Figure 12.10 Modeling many-to-many relations in a relational database.
In a graph database, there is no need to create tables to model many-to-many relations; instead, they are explicitly modeled using edges.
Multiple Relations Between Entities
Using multiple types of edges allows database designers to readily model multiple relations between entities. This is particularly useful when modeling transportation options between entities. For example, a transportation company might want to consider road, rail, and air transportation between cities (see Figure 12.11). Each has different properties, such as time to deliver, cost, and government regulations.
Figure 12.11 Modeling multiple types of relations in a graph database.
Multiple relations can be modeled in relational databases, but they are explicit and easy to understand when using a graph database.
Interactions and relations between entities are commonplace. Graph theory provides a solid foundation for building graph databases and analyzing relations between entities. As the examples in this chapter show, the power of graph theory can be applied to a wide range of problems. The next chapter introduces additional terms and concepts that will be useful for analyzing graph data.
1. What are the two components of a graph?
2. List at least three sample entities that can be modeled as vertices.
3. List at least three sample relations that can be modeled as edges.
4. What properties could you associate with a vertex representing a city?
5. What properties could you associate with an edge representing a highway between two cities?
6. Epidemiologists use graphs to model the spread of infection. What do vertices represent? What do edges represent?
7. Give an example of a part-of hierarchy.
8. How do graph databases avoid joins?
9. How is a person-likes-post graph different from other graphs used as examples in this chapter?

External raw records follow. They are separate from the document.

#define QUAD_MAX 256
#define QUAD_CODE_BYTES 2048
#define QUAD_HASH 1024
#define QUAD_THREADS 256
#define QUAD_CHUNK 65536ull

typedef unsigned int quad_u2 __attribute__((ext_vector_type(2)));
typedef unsigned int quad_u4 __attribute__((ext_vector_type(4)));
typedef double quad_d2 __attribute__((ext_vector_type(2)));

__global__ __launch_bounds__(QUAD_THREADS) void quad_encode_kernel(const uint8_t *__restrict__ rec,
                                                                   const int64_t *__restrict__ rec_off,
                                                                   const int32_t *__restrict__ ndist, int ldc, int H, int64_t R,
                                                                   uint8_t *__restrict__ qrec, unsigned long long qcap,
                                                                   int64_t *__restrict__ qoff, int32_t *__restrict__ nquad,
                                                                   unsigned long long *__restrict__ stats) {
#ifndef QUAD_RANK_BY_COUNT
#define QUAD_RANK_BY_COUNT 0
#endif
    __shared__ unsigned long long s_tab[QUAD_HASH];
    __shared__ int s_cnt[QUAD_RANK_BY_COUNT ? QUAD_HASH : 1];
    __shared__ int s_kcnt[QUAD_RANK_BY_COUNT ? QUAD_MAX : 1];
// ... 424 lines not shown
            nquad[first + lane] = nq_v;
            qoff[first + lane] = at_v;
        }
        nd_v = nd_v2;
        off_v = off_v2;
    }
}

__global__ __launch_bounds__(256) void quad_validate_kernel(const int32_t *__restrict__ ndist, const int32_t *__restrict__ nquad,
                                                           int64_t R, const int64_t *__restrict__ quad_rows, int64_t n_quad,
                                                           const int64_t *__restrict__ byte_rows, int64_t n_byte,
                                                           unsigned long long *__restrict__ out) {
    const int64_t stride = (int64_t)gridDim.x * 256;
    bool bad = false;
    for (int64_t e = (int64_t)blockIdx.x * 256 + threadIdx.x; e < n_quad; e += stride) {
        const int64_t r = quad_rows[e];
        if (r < 0 || r >= R || (e > 0 && quad_rows[e - 1] >= r)) bad = true;
        else bad = bad || nquad[r] < 1 || nquad[r] > QUAD_MAX || ndist[r] < 1 || ndist[r] > ENC_MAX_CODES;
    }
    for (int64_t e = (int64_t)blockIdx.x * 256 + threadIdx.x; e < n_byte; e += stride) {
        const int64_t r = byte_rows[e];
        if (r < 0 || r >= R || (e > 0 && byte_rows[e - 1] >= r)) bad = true;
        else bad = bad || nquad[r] != 0 || ndist[r] < 1 || ndist[r] > ENC_MAX_CODES;
    }
    if (bad) out[1] = 1ull;
}

#define QLIST_THREADS 256
#define QLIST_PER_THREAD 16
#define QLIST_CHUNK (QLIST_THREADS * QLIST_PER_THREAD)
__device__ __forceinline__ int quad_row_class(const int32_t *__restrict__ ndist, const int32_t *__restrict__ nquad, int64_t r) {
    if (nquad[r] > 0) return 1;
    const int nd = ndist[r];
    return (nd > 0 && nd <= ENC_MAX_CODES) ? 2 : 0;
}
__global__ __launch_bounds__(QLIST_THREADS) void quad_list_count_kernel(const int32_t *__restrict__ ndist,
                                                                       const int32_t *__restrict__ nquad, int64_t R,
                                                                       long long *__restrict__ chunk_counts ) {
    __shared__ int s_c[2];
    if (threadIdx.x < 2) s_c[threadIdx.x] = 0;
    __syncthreads();
    const int64_t r0 = (int64_t)blockIdx.x * QLIST_CHUNK + (int64_t)threadIdx.x * QLIST_PER_THREAD;
    int nq = 0, nb = 0;
    for (int i = 0; i < QLIST_PER_THREAD; ++i) {
        const int64_t r = r0 + i;
        if (r < R) {
            const int c = quad_row_class(ndist, nquad, r);
            nq += (c == 1);
            nb += (c == 2);
        }
    }
    if (nq) atomicAdd(&s_c[0], nq);
    if (nb) atomicAdd(&s_c[1], nb);
    __syncthreads();
    if (threadIdx.x < 2) chunk_counts[2 * blockIdx.x + threadIdx.x] = s_c[threadIdx.x];
}
__global__ __launch_bounds__(QLIST_THREADS) void quad_list_scan_kernel(long long *__restrict__ chunk_counts, int64_t nchunk,
                                                                      long long *__restrict__ counts) {
    __shared__ long long s_sum[2][QLIST_THREADS];
    const int t = threadIdx.x;
    const int64_t per = (nchunk + QLIST_THREADS - 1) / QLIST_THREADS;
    const int64_t lo = (int64_t)t * per, hi = (lo + per < nchunk) ? lo + per : nchunk;
    long long a = 0, b = 0;
    for (int64_t i = lo; i < hi; ++i) {
        a += chunk_counts[2 * i];
        b += chunk_counts[2 * i + 1];
    }
    s_sum[0][t] = a;
    s_sum[1][t] = b;
    __syncthreads();
    if (t == 0) {
        long long ra = 0, rb = 0;
        for (int i = 0; i < QLIST_THREADS; ++i) {
            const long long xa = s_sum[0][i], xb = s_sum[1][i];
            s_sum[0][i] = ra;
            s_sum[1][i] = rb;
            ra += xa;
            rb += xb;
        }
        counts[0] = ra;
        counts[1] = rb;
    }
    __syncthreads();
    a = s_sum[0][t];
    b = s_sum[1][t];
    for (int64_t i = lo; i < hi; ++i) {
        const long long xa = chunk_counts[2 * i], xb = chunk_counts[2 * i + 1];
        chunk_counts[2 * i] = a;
        chunk_counts[2 * i + 1] = b;
        a += xa;
        b += xb;
    }
}
__global__ __launch_bounds__(QLIST_THREADS) void quad_list_fill_kernel(const int32_t *__restrict__ ndist,
                                                                      const int32_t *__restrict__ nquad, int64_t R,
                                                                      const long long *__restrict__ chunk_base,
                                                                      int64_t *__restrict__ quad_rows,
                                                                      int64_t *__restrict__ byte_rows) {
    __shared__ int s_q[QLIST_THREADS], s_b[QLIST_THREADS];
    const int t = threadIdx.x;
    const int64_t r0 = (int64_t)blockIdx.x * QLIST_CHUNK + (int64_t)t * QLIST_PER_THREAD;
    int cls[QLIST_PER_THREAD];
    int nq = 0, nb = 0;
#pragma unroll
    for (int i = 0; i < QLIST_PER_THREAD; ++i) {
        const int64_t r = r0 + i;
        cls[i] = (r < R) ? quad_row_class(ndist, nquad, r) : 0;
        nq += (cls[i] == 1);
        nb += (cls[i] == 2);
    }
    s_q[t] = nq;
    s_b[t] = nb;
    __syncthreads();
    if (t == 0) {
        int rq = 0, rb = 0;
        for (int i = 0; i < QLIST_THREADS; ++i) {
            const int xq = s_q[i], xb = s_b[i];
            s_q[i] = rq;
            s_b[i] = rb;
            rq += xq;
            rb += xb;
        }
    }
    __syncthreads();
    long long oq = chunk_base[2 * blockIdx.x] + s_q[t], ob = chunk_base[2 * blockIdx.x + 1] + s_b[t];
#pragma unroll
    for (int i = 0; i < QLIST_PER_THREAD; ++i) {
        if (cls[i] == 1) quad_rows[oq++] = r0 + i;
        else if (cls[i] == 2) byte_rows[ob++] = r0 + i;
    }
}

10. Give an example of a business application that would use multiple types of edges (relations) between vertices.
Easley, David, and Jon Kleinberg. Networks, Crowds, and Markets: Reasoning About a Highly Connected World. Cambridge, England: Cambridge University Press, 2010.
Robinson, Ian, Jim Webber, and Emil Eifrem. Graph Databases. Sebastopol, CA: O’Reilly Media, Inc., 2013.
Trudeau, Richard J. Introduction to Graph Theory. Mineola, NY: Courier Dover Publications, 2013.